Another success story has been inspired: agribusiness investment company Zeder, which many insiders expected to fade into oblivion. Zeder’s investment philosophy is unlocking value from companies with shares that trade at a sizeable discount to

intrinsic value.

Zeder, as Finweek suggested, initially offered its own scrip as settlement, with the tagline, “If we make money, you make money” to counter any notions of opportunism.

Capitec Bank is another story in a long line of PSG’s successes. The PSG Specialized Lending was established in 1998/1999 as a precursor to Capitec. Capitec Bank obtained a banking license in 2001/2002.

Gerrit Thomas (GT) Ferreira—chairman of RMB Holdings Limited, which is in competition with Capitec—lived on the same floor of the Simonsberg hostel, as Mouton, at Stellenbosch University in the Eastern Cape Province. Now they share offices in the same building.

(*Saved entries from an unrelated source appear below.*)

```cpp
template <bool FP16>
int launch_gemm(const ThinArgs &a, int precision, hipStream_t st) {
    const int nt = precision == HOIG_PREC_BF16 ? 1 : 2, nw = precision == HOIG_PREC_BF16X3 ? 2 : 1;
    const size_t smem = (size_t)nw * 64 * (a.KP + 8) * 2 + (size_t)a.KP * 2 + (size_t)nt * a.F * a.HR * a.CW * 2;
    if (smem > 160 * 1024) return HOIG_EUNSUPPORTED;
    dim3 grid((unsigned)hoig_cdiv(a.ntiles, a.strip), a.CD / 64);
    HOIG_ROUTE_FD(FP16, thin);
    if (nt == 2 && nw == 2) return hoig_launch<thin_gemm_kernel<FP16, 2, 2>, 160 * 1024>(grid, NTHR, smem, st, a);
    if (nt == 2) return hoig_launch<thin_gemm_kernel<FP16, 2, 1>, 160 * 1024>(grid, NTHR, smem, st, a);
    return hoig_launch<thin_gemm_kernel<FP16, 1, 1>, 160 * 1024>(grid, NTHR, smem, st, a);
}

template <int NPW, int WN>
int launch_wgrad_t(const ThinArgs &a, int nt, int nd, dim3 grid, size_t smem, hipStream_t st) {
    if (nt == 2 && nd == 2) return hoig_launch<thin_wgrad_kernel<NPW, WN, 2, 2>, 160 * 1024>(grid, NTHR, smem, st, a);
    if (nt == 2) return hoig_launch<thin_wgrad_kernel<NPW, WN, 2, 1>, 160 * 1024>(grid, NTHR, smem, st, a);
    if (nd == 2) return hoig_launch<thin_wgrad_kernel<NPW, WN, 1, 2>, 160 * 1024>(grid, NTHR, smem, st, a);
    return hoig_launch<thin_wgrad_kernel<NPW, WN, 1, 1>, 160 * 1024>(grid, NTHR, smem, st, a);
}

}

int hoig_conv_thin_fwd(const hoig_conv_desc *d, const float *x, const float *w, const float *bias, float *y, hipStream_t st, double *stats) {
    if (d->precision == HOIG_PREC_F32 || !thin_geometry(d) || d->Ci > (d->R <= 3 ? 12 : 8) || d->Ci < 1 || (d->Co % 64)) return HOIG_EUNSUPPORTED;
    ThinArgs a;
    fill_common(a, d, d->Ci, d->Co);
    a.T = x; a.D = w; a.bias = bias; a.Out = y; a.stats = stats;
    a.flip = 0;
    a.sj = d->R * d->S * d->Ci; a.st = d->Ci; a.sf = 1;
    a.act = d->act; a.slope = d->slope;
    a.wscale = 256.f;
    a.strip = a.ntiles >= 4096 ? 8 : (a.ntiles >= 1024 ? 4 : 1);
    return launch_gemm<true>(a, d->precision, st);
}

int hoig_conv_thin_dgrad(const hoig_conv_desc *d, const float *dy, const float *w, float *dx, int accumulate, hipStream_t st) {
    if (d->precision == HOIG_PREC_F32 || !thin_geometry(d) || d->Co > 8 || d->Co < 1 || (d->Ci % 64)) return HOIG_EUNSUPPORTED;
    ThinArgs a;
    fill_common(a, d, d->Co, d->Ci);
    a.T = dy; a.D = w; a.Out = dx;
    a.flip = 1;
    a.sj = 1; a.st = d->Ci; a.sf = d->R * d->S * d->Ci;
    a.accumulate = accumulate;
    a.strip = a.ntiles >= 4096 ? 8 : (a.ntiles >= 1024 ? 4 : 1);
    return launch_gemm<false>(a, d->precision, st);
}

bool hoig_conv_thin_wgrad_applies(const hoig_conv_desc *d) {
    if (d->precision == HOIG_PREC_F32 || !thin_geometry(d)) return false;
    return (d->Ci <= (d->R <= 3 ? 12 : 8) && (d->Co % 64) == 0) || (d->Co <= 8 && (d->Ci % 64) == 0);
}

int hoig_conv_thin_wgrad(const hoig_conv_desc *d, const float *x, const float *dy, float *dw, hipStream_t st) {
    if (d->precision == HOIG_PREC_F32 || !thin_geometry(d)) return HOIG_EUNSUPPORTED;
    const bool thin_in = d->Ci <= (d->R <= 3 ? 12 : 8) && (d->Co % 64) == 0, thin_out = d->Co <= 8 && (d->Ci % 64) == 0;
    if (!thin_in && !thin_out) return HOIG_EUNSUPPORTED;
    ThinArgs a;
    int nt, nd;
    if (thin_in) {
        fill_common(a, d, d->Ci, d->Co);
        a.T = x; a.D = dy; a.flip = 0;
        a.sj = d->R * d->S * d->Ci; a.st = d->Ci; a.sf = 1;
        nd = d->precision == HOIG_PREC_BF16 ? 1 : 2;
        nt = d->precision == HOIG_PREC_BF16X3 ? 2 : 1;
    } else {
        fill_common(a, d, d->Co, d->Ci);
        a.T = dy; a.D = x; a.flip = 1;
        a.sj = 1; a.st = d->Ci; a.sf = d->R * d->S * d->Ci;
        nt = d->precision == HOIG_PREC_BF16 ? 1 : 2;
        nd = d->precision == HOIG_PREC_BF16X3 ? 2 : 1;
    }
    a.Out = dw;
    const int nfr = a.NP / 32;
    if (nfr > 16) return HOIG_EUNSUPPORTED;
    size_t smem = (size_t)nd * TH * TW * DROW + (size_t)nt * a.F * a.HR * a.CW * 2;
    const size_t gsm = (size_t)64 * a.NP * 4;
    if (gsm > smem) smem = gsm;
    if (smem > 160 * 1024) return HOIG_EUNSUPPORTED;
    int nwg = 512;
    if (smem > 80 * 1024 || a.N >= 128) nwg = 256;
    if (nwg > a.ntiles) nwg = a.ntiles;
    const int groups = a.CD / 64;
    while (nwg > 64 && (size_t)nwg * groups * 64 * a.NP * 4 > WS_SLOT_BYTES) nwg >>= 1;
    dim3 grid(nwg, groups);
    a.Ws = nwg > 8 ? thin_workspace(st, (size_t)nwg * groups * 64 * a.NP * 4) : nullptr;
    if (thin_in) a.Ws ? HOIG_ROUTE_W(wgrad_thin_in_ws) : HOIG_ROUTE_W(wgrad_thin_in_direct);
    else a.Ws ? HOIG_ROUTE_W(wgrad_thin_out_ws) : HOIG_ROUTE_W(wgrad_thin_out_direct);
    int rc;
    if (nfr == 1) rc = launch_wgrad_t<1, 1>(a, nt, nd, grid, smem, st);
    else if (nfr == 2) rc = launch_wgrad_t<2, 1>(a, nt, nd, grid, smem, st);
    else if (nfr <= 4) rc = launch_wgrad_t<2, 2>(a, nt, nd, grid, smem, st);
    else if (nfr <= 8) rc = launch_wgrad_t<2, 4>(a, nt, nd, grid, smem, st);
    else rc = launch_wgrad_t<4, 4>(a, nt, nd, grid, smem, st);
    if (rc != HOIG_OK || !a.Ws) return rc;
    thin_reduce_kernel<<<dim3((unsigned)hoig_cdiv(64 * a.N, NTHR), groups, (unsigned)hoig_cdiv(nwg, 32)), NTHR, 0, st>>>(a, nwg);
    HOIG_LAUNCH_CHECK();
    return HOIG_OK;
}

int hoig_conv_thin_out(const hoig_conv_desc *d, const float *x, const float *w, const float *bias, float *y,
                       unsigned long long acts, int dgrad, hipStream_t st) {
    if (d->precision == HOIG_PREC_F32 || !thin_geometry(d)) return HOIG_EUNSUPPORTED;
    const int F = dgrad ? d->Ci : d->Co, CD = dgrad ? d->Co : d->Ci;
    if (F < 1 || F > 16 || (CD % 64)) return HOIG_EUNSUPPORTED;
    if (d->R > 3) return HOIG_EUNSUPPORTED;
    ThinOutArgs a;
    a.D = x; a.Wt = w; a.bias = bias; a.Out = y;
    a.Bn = d->B; a.H = d->Hi; a.W = d->Wi; a.F = F; a.CD = CD; a.KS = d->R; a.pad = d->pad;
    const int KK = d->R * d->S;
    if (!dgrad) { a.flip = 0; a.sf = KK * CD; a.st = CD; a.sj = 1; a.wscale = 256.f; }
    else { a.flip = 1; a.sf = 1; a.st = F; a.sj = KK * F; a.wscale = 1.f; }
    a.acts = acts; a.slope = d->slope;
    a.tiles_x = d->Wi / TW; a.tiles_y = d->Hi / TH; a.ntiles = d->B * a.tiles_x * a.tiles_y;
    a.strip = a.ntiles >= 2048 ? 8 : (a.ntiles >= 512 ? 2 : 1);
    a.HR = TH + d->R - 1; a.HWc = TW + d->R - 1;
    if (a.HR * a.HWc * 8 > 12 * NTHR) return HOIG_EUNSUPPORTED;
    const int nd = d->precision == HOIG_PREC_BF16 ? 1 : 2, nw = d->precision == HOIG_PREC_BF16X3 ? 2 : 1;
    const size_t smem = (size_t)nw * (CD / 64) * F * KK * 144 + (size_t)nd * a.HR * a.HWc * 80;
    if (smem > 160 * 1024) return HOIG_EUNSUPPORTED;
    const unsigned grid = (unsigned)hoig_cdiv(a.ntiles, a.strip);
    HOIG_ROUTE_FD(!dgrad, thin_out);
    if (!dgrad) {
        if (nd == 2 && nw == 2) return hoig_launch<thin_out_kernel<true, 2, 2>, 160 * 1024>(grid, NTHR, smem, st, a);
        if (nd == 2) return hoig_launch<thin_out_kernel<true, 2, 1>, 160 * 1024>(grid, NTHR, smem, st, a);
        return hoig_launch<thin_out_kernel<true, 1, 1>, 160 * 1024>(grid, NTHR, smem, st, a);
    }
    if (nd == 2 && nw == 2) return hoig_launch<thin_out_kernel<false, 2, 2>, 160 * 1024>(grid, NTHR, smem, st, a);
// ... 4 lines not shown
```

hoig_amd/csrc/tuning.h:

```cpp
#pragma once
enum HoigTuning { HOIG_TUNE_IGEMM16 = 0, HOIG_TUNE_S2_16, HOIG_TUNE_FLAT5, HOIG_TUNE_WFLAT5, HOIG_TUNE_HEAD16, HOIG_TUNE_D_EARLY, HOIG_TUNE_SPLIT_GRADS, HOIG_TUNE_PAIR, HOIG_TUNE_WDMA16, HOIG_TUNE_S2_PIPE, HOIG_TUNE_NORM_IN, HOIG_TUNE_WINO8, HOIG_TUNE_HALO5, HOIG_TUNE_PNG_WINDOW, HOIG_TUNE_COUNT };
int hoig_tuning(int id);
```

hoig_amd/csrc/tuning.hip:

```cpp
#include <cstring>
#include "hoig_kernels.h"
#include "tuning.h"
#include "conv_route.h"

namespace {
struct Entry {
    const char *key;
    int value;
};
Entry g_table[HOIG_TUNE_COUNT] = {
    {"igemm16", 1},
    {"s2_16", 1},
    {"flat5", 2},
    {"wflat5", 1},
    {"head16", 1},
    {"d_early", 1},
    {"split_grads", 1},
    {"pair", 2},
    {"wdma16", 2},
    {"s2_pipe", 1},
    {"norm_in", 1},
    {"wino8", 0},
    {"halo5", 1},
    {"png_window", 0},
};
}

int hoig_tuning(int id) { return (id >= 0 && id < HOIG_TUNE_COUNT) ? g_table[id].value : 0; }

extern "C" int hoig_set_tuning(const char *key, int value) {
    if (!key) return -1;
    for (int i = 0; i < HOIG_TUNE_COUNT; ++i)
        if (strcmp(g_table[i].key, key) == 0) {
            const int prev = g_table[i].value;
            if (value >= 0) g_table[i].value = value;
            return prev;
        }
    return -1;
}

thread_local int hoig_route_last[3] = {0, 0, 0};

extern "C" int hoig_conv_last_route(int which) { return (which >= 0 && which < 3) ? hoig_route_last[which] : -1; }

extern "C" const char *hoig_conv_route_name(int id) {
    static const char *const names[HOIG_ROUTE_COUNT] = {
        "none",
#define HOIG_R_W(n) #n,
#define HOIG_R_D(n) "dgrad_" #n,
#define HOIG_R_F(n) "fwd_" #n,
#define HOIG_R_FD(n) "fwd_" #n, "dgrad_" #n,
        HOIG_CONV_ROUTES(HOIG_R_W, HOIG_R_D, HOIG_R_F, HOIG_R_FD)
#undef HOIG_R_W
#undef HOIG_R_D
#undef HOIG_R_F
#undef HOIG_R_FD
    };
// ... 3 lines not shown
```

Measured before the change: 132.7 images/s.

## Add taller-tile thin conv kernel and shifted-copy halo for thin wgrad

Adds a thin2 GEMM path for thin-channel forward and dgrad convolutions. It uses 8-row tiles with 512 threads and software-pipelines the LDS gather loads one k-step ahead of the MFMAs. For thin wgrad it stores four column-shifted copies of the halo in LDS so the B operand can be read as aligned 4-element vectors instead of scalar gathers, at the cost of more shared memory. It also adds compile-time KO probe switches (default off) that skip loads and stores for profiling, and a tuning key thin2 that is on by default.

Result: no change. 133.0 images/s (median of 2 runs) (+0.2%).

```diff
diff --git a/hoig_amd/csrc/conv_route.h b/hoig_amd/csrc/conv_route.h
--- a/hoig_amd/csrc/conv_route.h
+++ b/hoig_amd/csrc/conv_route.h
@@ -3,6 +3,9 @@
 #define HOIG_CONV_ROUTES(W, D, F, FD)                                                                                              \
           \
     W(wgrad_thin_in_ws) W(wgrad_thin_in_direct) W(wgrad_thin_out_ws) W(wgrad_thin_out_direct)                                      \
+     \
+     \
+    W(thin2_fwd) W(thin2_dgrad) W(thin2_wgrad_in_ws) W(thin2_wgrad_in_direct) W(thin2_wgrad_out_ws) W(thin2_wgrad_out_direct)      \
     W(wgrad_small)                                                                                                                 \
                                                                                         \
     W(wgrad_flat5) W(wgrad_tile5)                                                                                                  \
diff --git a/hoig_amd/csrc/conv_thin.hip b/hoig_amd/csrc/conv_thin.hip
--- a/hoig_amd/csrc/conv_thin.hip
+++ b/hoig_amd/csrc/conv_thin.hip
@@ -1,4 +1,5 @@
 #include "common.h"
+#include "tuning.h"
 #include <map>
 #include <mutex>
 
@@ -8,6 +9,11 @@
 typedef short s16x4 __attribute__((ext_vector_type(4)));
 
 constexpr int TH = 4, TW = 32, NTHR = 256;
+constexpr int TH2 = 8, NTHR2 = 512;
+#ifndef HOIG_THIN_KO
+#define HOIG_THIN_KO 0
+#endif
+constexpr int KO = HOIG_THIN_KO;
 
 struct ThinArgs {
     const float *T;
@@ -58,14 +64,15 @@
     int rc[HMAX];
     int rounds;
 };
+template <int NTH = NTHR>
 __device__ __forceinline__ void halo_map(const ThinArgs &p, HaloMap &m) {
     const int wr = TW + p.KS - 1;
     const int row_elems = wr * p.F;
     const int total = p.HR * row_elems;
-    m.rounds = (total + NTHR - 1) / NTHR;
+    m.rounds = (total + NTH - 1) / NTH;
 #pragma unroll
     for (int it = 0; it < HMAX; ++it) {
-        const int i = threadIdx.x + it * NTHR;
+        const int i = threadIdx.x + it * NTH;
         m.lds[it] = -1;
         m.rc[it] = 0;
         if (i < total) {
@@ -87,7 +94,7 @@
         }
     }
 }
-template <bool FP16, int NT>
+template <bool FP16, int NT, int NC = 1>
 __device__ __forceinline__ void halo_store(const ThinArgs &p, const HaloMap &m, const HaloRegs &h, unsigned short *Tl) {
     const int plane = p.F * p.HR * p.CW;
 #pragma unroll
@@ -96,16 +103,23 @@
             unsigned short hi, lo;
             split16<FP16>(h.v[it], hi, lo);
             Tl[m.lds[it]] = hi;
-            if (NT == 2) Tl[plane + m.lds[it]] = lo;
-        }
-}
-
+            if (NT == 2) Tl[NC * plane + m.lds[it]] = lo;
+#pragma unroll
+            for (int c = 1; c < NC; ++c)
+                if (m.lds[it] >= c) {
+                    Tl[c * plane + m.lds[it] - c] = hi;
+                    if (NT == 2) Tl[(NC + c) * plane + m.lds[it] - c] = lo;
+                }
+        }
+}
+
+template <int THT = TH>
 __device__ __forceinline__ void tile_coords(const ThinArgs &p, int t, int &b, int &y0, int &x0) {
     const int tx = t % p.tiles_x;
     t /= p.tiles_x;
     const int ty = t % p.tiles_y;
     b = t / p.tiles_y;
-    y0 = ty * TH;
+    y0 = ty * THT;
     x0 = tx * TW;
 }
 
@@ -122,7 +136,7 @@
     const int KK = p.KS * p.KS;
     const int tplane = p.F * p.HR * p.CW;
 
-    for (int i0 = tid; i0 < 64 * p.KP; i0 += 4 * NTHR) {
+    for (int i0 = tid; i0 < ((KO & 4) ? 0 : 64 * p.KP); i0 += 4 * NTHR) {
         float v[4];
         int dst[4];
 #pragma unroll
@@ -172,7 +186,9 @@
     {
         int b, y0, x0;
         tile_coords(p, blockIdx.x * p.strip, b, y0, x0);
-        halo_load(p, hmap, b, y0, x0, hreg);
+        if (!(KO & 2)) halo_load(p, hmap, b, y0, x0, hreg);
+        else
+            for (int it = 0; it < HMAX; ++it) hreg.v[it] = 0.f;
     }
     float st1[2] = {0.f, 0.f}, st2[2] = {0.f, 0.f};
     int sb = -1;
@@ -197,9 +213,9 @@
             sb = b;
         }
         __syncthreads();
-        halo_store<FP16, NT>(p, hmap, hreg, Tl);
+        if (!(KO & 2) || t == (int)blockIdx.x * p.strip) halo_store<FP16, NT>(p, hmap, hreg, Tl);
         __syncthreads();
-        if (t + 1 < t_end) {
+        if (t + 1 < t_end && !(KO & 2)) {
             int b2, y2, x2;
             tile_coords(p, t + 1, b2, y2, x2);
             halo_load(p, hmap, b2, y2, x2, hreg);
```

“Jannie refers to me and us [at Rand Merchant Bank] as ‘friends and family’ of PSG.… I own quite a few shares in PSG which I have had for a long time because I have backed Mr. Mouton from the beginning,” says Ferreira.

Mouton’s opening up of banking to the poor, through Capitec, has won him many friends. The idea came through another book. He read the Nobel Prize winner Muhammad Yunus’s Banking to the Poor as well as a report by Huysamer Stals on microloans to the poor. Mouton says their arguments convinced him that the poverty in South Africa could only be relieved by making capital available to people without collateral.

Capitec, with its micro-financing soul, was honored 10 years later as one of 27 outstanding brand names of tomorrow, in 50 countries, by 3,000 analysts of the Swiss-based financial services group Credit Suisse.

Mouton’s ability as a strategic thinker is almost legendary. When some companies, with white-controlled board rooms, fulminated against the future of Black Economic Empowerment (BEE), he and the PSG Group sought new opportunities and investment through their partnership with Thembeka.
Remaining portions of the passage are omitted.